#LetHerStay

Left-wing American Jewish Groups Launch Campaign on Behalf of Lara Alqasem

The campaign is meant to pressure the Israeli government to change its position on allowing Lara Alqasem to enter the country. Alqasem has been detained for 15 days at Ben Gurion Airport

American student Lara Alqasem appears in Israel's Supreme Court in Jerusalem, October 17, 2018.
REUTERS/ Ronen Zvulun

Under the hashtag #LetHerStay, left-wing American Jewish organizations have launched a campaign in the United States to pressure the Israeli government to change its position on allowing Lara Alqasem to enter the country to pursue graduate studies in human rights at Hebrew University.

The campaign, spearheaded by J Street, has also been joined by other partner organizations: Americans For Peace Now, T’ruah, Reconstructing Judaism, the National Council for Jewish Women, the New Israel Fund, and Ameinu.

>> Opinion: The ban on Lara Alqasem is a gift for BDS, and a disaster for Israel

“Lara poses no threat to Israel,” said Jessica Rosenblum, J Street’s Vice President of Public Engagement. “But that’s not to say no damage is being done. The government’s treatment of Lara and other critics of the occupation is doing serious harm to Israel’s reputation... alienating Israel’s friends and providing ammunition to its enemies.

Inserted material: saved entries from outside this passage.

## Fuse tap GEMM and upsample tap-sum into one kernel for decoder up-convs

Adds a fused kernel that computes the 1x1 tap GEMM (9*Cout slab per block) with MFMA f16x3 into LDS, then performs the bilinear-upsample tap summation, bias and ReLU directly from LDS. This removes the fp32 intermediate tap tensor round trip through HBM and one kernel launch. It also extends the taps-first path to de_conv1_0. The trade-off is a larger LDS footprint, warp-specialized loader/compute waves, and a restriction to small low-res spatial sizes (Hl*Wl<=64).

```diff
diff --git a/include/omnifusion.h b/include/omnifusion.h
--- a/include/omnifusion.h
+++ b/include/omnifusion.h
@@ -118,6 +118,8 @@
 int omni_maxpool3x3s2_sh(const void* src, void* dst, int M, int H, int W, int C, omni_stream_t stream);
 int omni_upsample_bilinear_sh(const void* src, void* dst, int M, int H, int W, int C, int Ho, int Wo, omni_stream_t stream);
 int omni_up2_tapsum_sh(const float* y, const float* bias, void* dst, int M, int Hl, int Wl, int Cout, int act, omni_stream_t stream);
+int omni_up2_taps_sh_f16x3(const void* src, const void* wt16_taps, const float* bias, void* dst,
+                           int M, int Hl, int Wl, int C, int Cout, int act, omni_stream_t stream);
 int omni_add_hw_sh(void* x, const float* y, int M, int HW, int C, omni_stream_t stream);
 int omni_add_period_sh(void* x, const float* y, size_t total, size_t period, omni_stream_t stream);
 int omni_layernorm512_sh(const float* x, const float* g, const float* b, void* y, int rows, float eps, omni_stream_t stream);
diff --git a/omnifusion_amd/_lib.py b/omnifusion_amd/_lib.py
--- a/omnifusion_amd/_lib.py
+++ b/omnifusion_amd/_lib.py
@@ -25,7 +25,7 @@
     "omni_add_hw_f32", "omni_add_period_f32", "omni_token_pack_f32", "omni_layernorm512_f32",
     "omni_attention_f32", "omni_heads_f32", "omni_mlp_points_f32",
     "omni_conv2d_nhwc_f16x3_ws", "omni_conv2d_sh_f16x3_ws", "omni_conv2d_sh_f16x3_post_ws", "omni_gemm_rows_sh_f16x3", "omni_gemm_rows_ln_sh_f16x3", "omni_gemm_rows_pack", "omni_conv3x3_up2_sh_f16x3", "omni_conv3x3_up2_heads_sh_f16x3", "omni_conv3x3_up2_heads_sh_f16x1", "omni_up2_heads_scratch_bytes", "omni_heads_pack_f16x3", "omni_sh_from_f32", "omni_sh_to_f32", "omni_sh_overflow",
-    "omni_stem_sh", "omni_stem_sh_f16x3", "omni_stem_sh_f16x1", "omni_maxpool3x3s2_sh", "omni_upsample_bilinear_sh", "omni_up2_tapsum_sh", "omni_add_hw_sh", "omni_add_period_sh", "omni_layernorm512_sh", "omni_gemm_sh_f16x3_ln512_ws", "omni_gemm_rows_slices_sh_f16x3", "omni_gemm_rows_ln_parts_sh_f16x3", "omni_splitk_reduce_ln512", "omni_wino_input_sh", "omni_conv3x3_wino_sh_f16x3", "omni_attention_qkv_sh",
+    "omni_stem_sh", "omni_stem_sh_f16x3", "omni_stem_sh_f16x1", "omni_maxpool3x3s2_sh", "omni_upsample_bilinear_sh", "omni_up2_tapsum_sh", "omni_up2_taps_sh_f16x3", "omni_add_hw_sh", "omni_add_period_sh", "omni_layernorm512_sh", "omni_gemm_sh_f16x3_ln512_ws", "omni_gemm_rows_slices_sh_f16x3", "omni_gemm_rows_ln_parts_sh_f16x3", "omni_splitk_reduce_ln512", "omni_wino_input_sh", "omni_conv3x3_wino_sh_f16x3", "omni_attention_qkv_sh",
     "omni_conv2d_splitk_plan", "omni_conv2d_nhwc_f32_ws",
     "omni_masked_median_f32", "omni_depth_metrics_f32",
     "omni_png_info", "omni_png_decode", "omni_png_decode_batch", "omni_zlib_inflate", "omni_png_checksums",
diff --git a/omnifusion_amd/csrc/omni_conv_sh.hip b/omnifusion_amd/csrc/omni_conv_sh.hip
--- a/omnifusion_amd/csrc/omni_conv_sh.hip
+++ b/omnifusion_amd/csrc/omni_conv_sh.hip
@@ -678,7 +678,7 @@
     OMNI_HIP(hipDeviceSynchronize());
     unsigned v = 0;
     if (omni_sh_overflow_conv(&v, reset) != 0 || omni_sh_overflow_halo(&v, reset) != 0 || omni_sh_overflow_up2(&v, reset) != 0 ||
-        omni_sh_overflow_rows(&v, reset) != 0 || omni_sh_overflow_net(&v, reset) != 0)
+        omni_sh_overflow_rows(&v, reset) != 0 || omni_sh_overflow_net(&v, reset) != 0 || omni_sh_overflow_taps(&v, reset) != 0)
         OMNI_FAIL(OMNI_ERR_HIP, "omni_sh_overflow: could not read the device flag");
     *flag = v ? 1 : 0;
     return OMNI_OK;
diff --git a/omnifusion_amd/csrc/omni_conv_sh_common.h b/omnifusion_amd/csrc/omni_conv_sh_common.h
--- a/omnifusion_amd/csrc/omni_conv_sh_common.h
+++ b/omnifusion_amd/csrc/omni_conv_sh_common.h
@@ -226,4 +226,5 @@
 int omni_sh_overflow_halo(unsigned* out, int reset);
 int omni_sh_overflow_up2(unsigned* out, int reset);
 int omni_sh_overflow_rows(unsigned* out, int reset);
+int omni_sh_overflow_taps(unsigned* out, int reset);
 int omni_sh_overflow_net(unsigned* out, int reset);
diff --git a/omnifusion_amd/csrc/omni_conv_taps.hip b/omnifusion_amd/csrc/omni_conv_taps.hip
--- /dev/null
+++ b/omnifusion_amd/csrc/omni_conv_taps.hip
@@ -0,0 +1,190 @@
+#include "omni_conv_sh_common.h"
+
+namespace {
+
+constexpr int TF_ROWS = 64, TF_SLAB = 32, TF_TAPS = 9, TF_BN = TF_TAPS * TF_SLAB, TF_PITCH = TF_BN;
+constexpr int TF_NST = 3, TF_A_BYTES = TF_ROWS * 128, TF_STAGE = (TF_ROWS + TF_BN) * 128;
+constexpr int TF_MW = 6, TF_LW = 4;
+constexpr int TF_APW = TF_ROWS / 8 / TF_LW, TF_BPW = TF_BN / 8 / TF_LW, TF_LPS = TF_APW + TF_BPW;
+static_assert(TF_ROWS * TF_PITCH * 4 <= TF_NST * TF_STAGE, "the slab aliases the operand stages");
+static_assert((TF_NST - 1) * TF_LPS <= 63, "vmcnt is a 6-bit counter");
+
+__global__ __launch_bounds__(64 * (TF_MW + TF_LW)) void up2_taps_fused_kernel(const void* __restrict__ src, const void* __restrict__ wt, const float* __restrict__ bias,
+                                                                             void* __restrict__ dst, int M, int Hl, int Wl, int C, int Cout, int act)
+{
+    __shared__ __attribute__((aligned(1024))) unsigned char lds[TF_NST * TF_STAGE];
+    const int t = threadIdx.x, lane = t & 63;
+    const int wave = __builtin_amdgcn_readfirstlane(t >> 6);
+    const int HW = Hl * Wl, ipb = TF_ROWS / HW, ng = Cout >> 5;
+    const unsigned lb = omni_xcd_remap(blockIdx.x, gridDim.x);
+    const int bm = (int)(lb / (unsigned)ng), c0 = (int)(lb % (unsigned)ng) * TF_SLAB;
+    const int img0 = bm * ipb, nimg = min(ipb, M - img0);
+    const int ksteps = C >> 5;
+    const int wm = wave / 3, wn = wave - 3 * wm;
+    f16v acc[3], acc1[3];
+#pragma unroll
+    for (int j = 0; j < 3; ++j) { acc[j] = (f16v)(0.0f); acc1[j] = (f16v)(0.0f); }
+
+    if (wave >= TF_MW) {
+        const int lw = wave - TF_MW;
+        const rsrc_t rsa = make_rsrc(src, (size_t)M * HW * C * 4);
+        const rsrc_t rsw = make_rsrc(wt, (size_t)TF_TAPS * Cout * ksteps * 128);
+        int voa[TF_APW], vob[TF_BPW];
+#pragma unroll
+        for (int i = 0; i < TF_APW; ++i) {
+            const int d = 4 * (lw + TF_LW * i) + (lane >> 4), g = (lane & 15) ^ (d & 15), r = 2 * d + (g >> 3);
+            voa[i] = r < nimg * HW ? (img0 * HW + r) * C * 4 + (g & 7) * 16 : (int)0x80000000;
+        }
+#pragma unroll
+        for (int i = 0; i < TF_BPW; ++i) {
+            const int d = 4 * (lw + TF_LW * i) + (lane >> 4), g = (lane & 15) ^ (d & 15), n = 2 * d + (g >> 3);
+            vob[i] = ((n >> 5) * Cout + c0 + (n & 31)) * ksteps * 128 + (g & 7) * 16;
+        }
+        auto issue = [&](int ks, int slot) {
+            unsigned char* sb = lds + slot * TF_STAGE + lw * 1024;
+#pragma unroll
+            for (int i = 0; i < TF_APW; ++i) dma16(rsa, sb + i * (1024 * TF_LW), voa[i], ks * 128);
+#pragma unroll
+            for (int i = 0; i < TF_BPW; ++i) dma16(rsw, sb + TF_A_BYTES + i * (1024 * TF_LW), vob[i], ks * 128);
+        };
+#pragma unroll
+        for (int s = 0; s < TF_NST - 1; ++s)
+            if (s < ksteps) issue(s, s);
+        int slot = TF_NST - 1;
+        for (int ks = 0; ks < ksteps; ++ks) {
+            if (ks + TF_NST - 2 < ksteps) wait_vm<(TF_NST - 2) * TF_LPS>();
+            else                          wait_vm<0>();
+            __builtin_amdgcn_s_barrier();
+            asm volatile("" ::: "memory");
+            if (ks + TF_NST - 1 < ksteps) issue(ks + TF_NST - 1, slot);
+            slot = slot + 1 == TF_NST ? 0 : slot + 1;
+        }
+    } else {
+        int foa[4], fob[4];
+        {
+            const int r = lane & 31, v = r >> 1, h = lane >> 5;
+#pragma unroll
+            for (int k = 0; k < 4; ++k) {
+                const int f = v * 256 + ((((r & 1) * 8 + 2 * k + h) ^ v) * 16);
+                foa[k] = f + wm * 32 * 128;
+                fob[k] = f + TF_A_BYTES + wn * 96 * 128;
+            }
+        }
+        int slot = 0;
+        for (int ks = 0; ks < ksteps; ++ks) {
+            wait_lds_reads();
+            __builtin_amdgcn_s_barrier();
+            asm volatile("" ::: "memory");
+            const unsigned char* sl = lds + slot * TF_STAGE;
+            h8v ah[2], al[2], bh[2][3], bl[2][3];
+#pragma unroll
+            for (int kc = 0; kc < 2; ++kc) {
+                ah[kc] = *reinterpret_cast<const h8v*>(sl + foa[kc]);
+                al[kc] = *reinterpret_cast<const h8v*>(sl + foa[2 + kc]);
+#pragma unroll
+                for (int j = 0; j < 3; ++j) {
+                    bh[kc][j] = *reinterpret_cast<const h8v*>(sl + j * 4096 + fob[kc]);
+                    bl[kc][j] = *reinterpret_cast<const h8v*>(sl + j * 4096 + fob[2 + kc]);
+                }
+            }
+#pragma unroll
+            for (int kc = 0; kc < 2; ++kc)
+#pragma unroll
+                for (int j = 0; j < 3; ++j) {
+                    acc[j] = __builtin_amdgcn_mfma_f32_32x32x16_f16(bh[kc][j], ah[kc], acc[j], 0, 0, 0);
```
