+      const int n1 = __popc(gballot(ord_cnt(cnt, t1) == m1)), n2 = __popc(gballot(ord_cnt(cnt, t2) == m2));
+      nmxp = ord_set(ord_set(nmxp, t1, n1), t2, n2);
     };
-    for (int t = 0; t < NBG; ++t) recount(t);
-    auto swap_pick = [&](int q, int t1, int t2) {
-      const int ra = res[q][pick[q][t1]], rb = res[q][pick[q][t2]];
-      --cnt[t1][ra]; ++cnt[t1][rb]; --cnt[t2][rb]; ++cnt[t2][ra];
-      const uint8_t x = pick[q][t1];
-      pick[q][t1] = pick[q][t2];
-      pick[q][t2] = x;
-      recount(t1);
-      recount(t2);
+    auto descend = [&](uint32_t dirty) {
+      uint32_t changed = 0;
+      for (int pass = 0; pass < 32 && dirty; ++pass) {
+        uint32_t now = 0;
+        for (int t1 = 0; t1 < NBG; ++t1)
+          for (int t2 = t1 + 1; t2 < NBG; ++t2) {
+            if (!(((dirty | now) >> t1 | (dirty | now) >> t2) & 1u)) continue;
+            if (ord_cnt(mxp, t1) == 1 && ord_cnt(mxp, t2) == 1) continue;
+            for (int it = 0; it < Q; ++it) {
+              const int ra = ord_nib(cur, t1), rb = ord_nib(cur, t2);
+              const int w = ord_cnt(cnt, t1) | (ord_cnt(cnt, t2) << 8);
+              const int wa = from(w, ra), wb = from(w, rb);
+              const int a1 = wa & 255, a2 = wa >> 8, b1 = wb & 255, b2 = wb >> 8;
+              const int mx1 = ord_cnt(mxp, t1), mx2 = ord_cnt(mxp, t2);
+              const int m1 = moved_max(mx1, ord_cnt(nmxp, t1), a1, b1);
+              const int m2 = moved_max(mx2, ord_cnt(nmxp, t2), b2, a2);
+              const int d = m1 + m2 - mx1 - mx2;
+              const int sq = 2 * (b1 - a1) + 2 + 2 * (a2 - b2) + 2;
+              const uint32_t want = gballot(valid && ra != rb && (d < 0 || (d == 0 && sq < 0)));
+              if (!want) break;
+              const int l = __ffs(want) - 1;
+              const int x = from(ra | (rb << 4) | (m1 << 8) | (m2 << 16), l);
+              swap_pick(l, t1, t2, x & 15, (x >> 4) & 15, (x >> 8) & 255, x >> 16);
+              now |= 1u << t1 | 1u << t2;
+            }
+          }
+        dirty = now;
+        changed |= now;
+      }
+      return changed;
     };
-    auto descend = [&]() {
-      for (int pass = 0; pass < 32; ++pass) {
-        bool improved = false;
-        for (int q = 0; q < nl; ++q)
-          for (int t1 = 0; t1 < NBG; ++t1)
-            for (int t2 = t1 + 1; t2 < NBG; ++t2) {
-              const int ra = res[q][pick[q][t1]], rb = res[q][pick[q][t2]];
-              if (ra == rb) continue;
-              const int a1 = cnt[t1][ra], b1 = cnt[t1][rb], a2 = cnt[t2][ra], b2 = cnt[t2][rb];
-              const int d = moved_max(t1, a1, b1) + moved_max(t2, b2, a2) - mx[t1] - mx[t2];
-              const int sq = 2 * (b1 - a1) + 2 + 2 * (a2 - b2) + 2;
-              if (d < 0 || (d == 0 && sq < 0)) {
-                swap_pick(q, t1, t2);
-                improved = true;
-              }
+    descend((1u << NBG) - 1u);
+    if constexpr (NBG > 1) {
+      uint32_t kd = (1u << NBG) - 1u;
+      for (int round = 0; round < rounds; ++round) {
+        uint32_t improved = 0;
+        for (int t1 = 0; t1 < NBG; ++t1) {
+          const int mx1 = ord_cnt(mxp, t1);
+          if (mx1 < 2 || ord_cnt(nmxp, t1) != 1) continue;
+          const int r = __ffs(gballot(ord_cnt(cnt, t1) == mx1)) - 1;
+          const int q0 = __ffs(gballot(valid && ord_nib(cur, t1) == r)) - 1;
+          for (int t2 = 0; t2 < NBG; ++t2) {
+            if (t2 == t1 || !(((kd | improved) >> t1 | (kd | improved) >> t2) & 1u)) continue;
+            if (from(ord_cnt(cnt, t2), r) >= ord_cnt(mxp, t2)) continue;
+            const int before = mx1 + ord_cnt(mxp, t2);
+            const W cur0 = cur, pk0 = pk, cnt0 = cnt, mxp0 = mxp, nmxp0 = nmxp;
+            uint32_t used = 0;
+            int l = q0;
+            for (int len = 1;; ++len) {
+              const int x = from(ord_nib(cur, t1) | (ord_nib(cur, t2) << 4), l);
+              const int ra = x & 15, rb = x >> 4;
+              const int w = ord_cnt(cnt, t1) | (ord_cnt(cnt, t2) << 8);
+              const int wa = from(w, ra), wb = from(w, rb);
+              const int m1 = moved_max(ord_cnt(mxp, t1), ord_cnt(nmxp, t1), wa & 255, wb & 255);
+              const int m2 = moved_max(ord_cnt(mxp, t2), ord_cnt(nmxp, t2), wb >> 8, wa >> 8);
+              swap_pick(l, t1, t2, ra, rb, m1, m2);
+              used |= 1u << l;
+              if (len == kKempeLen || from(ord_cnt(cnt, t1), rb) < 2) break;
+              const uint32_t next = gballot(valid && ord_nib(cur, t1) == rb) & ~used;
+              if (!next) break;
+              l = __ffs(next) - 1;
             }
-        if (!improved) break;
-      }
-    };
-    descend();
-    if constexpr (NBG > 1) {
-      auto res_at = [&](int q, int t) { return (int)res[q][pick[q][t]]; };
-      for (int round = 0; round < rounds; ++round) {
-        bool improved = false;
-        for (int t1 = 0; t1 < NBG; ++t1) {
-          for (int r = 0; r < 16; ++r) {
-            if (cnt[t1][r] < 2) continue;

Those of us who care about Israel’s democracy need to push back, starting by urging the government to let Lara stay.”

The campaign directs activists to the telephone numbers, email and social media accounts of Israeli ambassadors and consuls across the U.S., encouraging them to deliver a message to them, as well as to the U.S. and United Nations ambassadors, that “strong democracies don’t punish their critics.”

On the eve of  Alqasem’s Wednesday appeal before the Israeli Supreme Court in her final attempt to remain in the country, members of the groups participated in a J Street-sponsored Facebook Live discussion with Leora Bechor, a member of Alqasam’s legal team and MK Tamar Zandberg, leader of the Meretz Party, who visited Alqasem in detention, where she has been held for 15 days.

Alqasem’s appeal was heard Wednesday, challenging the decision to prevent her from entering Israel. Alqasem, 22, was barred from entering the country and detained at Ben-Gurion Airport since October 2 because the Israeli authorities claim she supports an anti-Israel boycott. Alqasem is being held at a facility at the airport despite obtaining a student visa from the Israeli consulate in Miami.

Zandberg told the Facebook audience that when she visited Alqasem she seemed like a typical American overseas student and that she appeared somewhere “between confused and amused” by her situation.

Bechor pushed back on arguments that Alqasem is proving that she is an anti-Israel activist by acting as a martyr through her insistence on remaining in detention at Ben-Gurion airport instead of returning home to fight her legal case from abroad. “She is staying because there is urgency to her case. School has started, the semester has started, and she doesn’t have the financial means to go back and then pay for another ticket.”

“She is an exceptional young lady, curious and passionate, and she wants to be here. She wants to study in her program,” Bechor said.

Meanwhile, students at Hebrew University, organized by Jewish-Arab group Standing Together, protested Alqasem's detention, hanging signs on seats in university classrooms saying "reserved for Lara Alqasem."